*** Begin section ***
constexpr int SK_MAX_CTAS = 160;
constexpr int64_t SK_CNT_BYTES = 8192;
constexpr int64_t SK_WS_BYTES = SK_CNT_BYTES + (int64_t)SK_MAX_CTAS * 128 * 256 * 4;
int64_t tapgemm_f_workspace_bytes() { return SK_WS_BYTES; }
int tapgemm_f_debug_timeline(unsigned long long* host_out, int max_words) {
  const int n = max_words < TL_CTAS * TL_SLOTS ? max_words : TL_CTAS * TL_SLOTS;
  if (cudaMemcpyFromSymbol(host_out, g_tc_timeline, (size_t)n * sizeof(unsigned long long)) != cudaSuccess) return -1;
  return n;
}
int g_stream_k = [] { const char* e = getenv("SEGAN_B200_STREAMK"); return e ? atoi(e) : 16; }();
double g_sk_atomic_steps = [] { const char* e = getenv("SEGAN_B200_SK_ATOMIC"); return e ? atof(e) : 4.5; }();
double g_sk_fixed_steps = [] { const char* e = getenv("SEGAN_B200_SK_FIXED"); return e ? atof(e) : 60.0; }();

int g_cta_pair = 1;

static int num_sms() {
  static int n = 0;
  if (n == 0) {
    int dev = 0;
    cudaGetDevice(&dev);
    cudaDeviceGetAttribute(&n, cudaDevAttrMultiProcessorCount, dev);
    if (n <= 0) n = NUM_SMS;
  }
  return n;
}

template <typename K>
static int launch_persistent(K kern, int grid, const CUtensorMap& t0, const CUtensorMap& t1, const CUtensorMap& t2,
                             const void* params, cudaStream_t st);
*** End section ***
> _EXERCISE REQUIREMENTS_
Please show the lines in the entries above that hold the string "getenv".

> _SOLUTION TO THE PROBLEM_
int g_stream_k = [] { const char* e = getenv("SEGAN_B200_STREAMK"); return e ? atoi(e) : 16; }();
double g_sk_atomic_steps = [] { const char* e = getenv("SEGAN_B200_SK_ATOMIC"); return e ? atof(e) : 4.5; }();
double g_sk_fixed_steps = [] { const char* e = getenv("SEGAN_B200_SK_FIXED"); return e ? atof(e) : 60.0; }();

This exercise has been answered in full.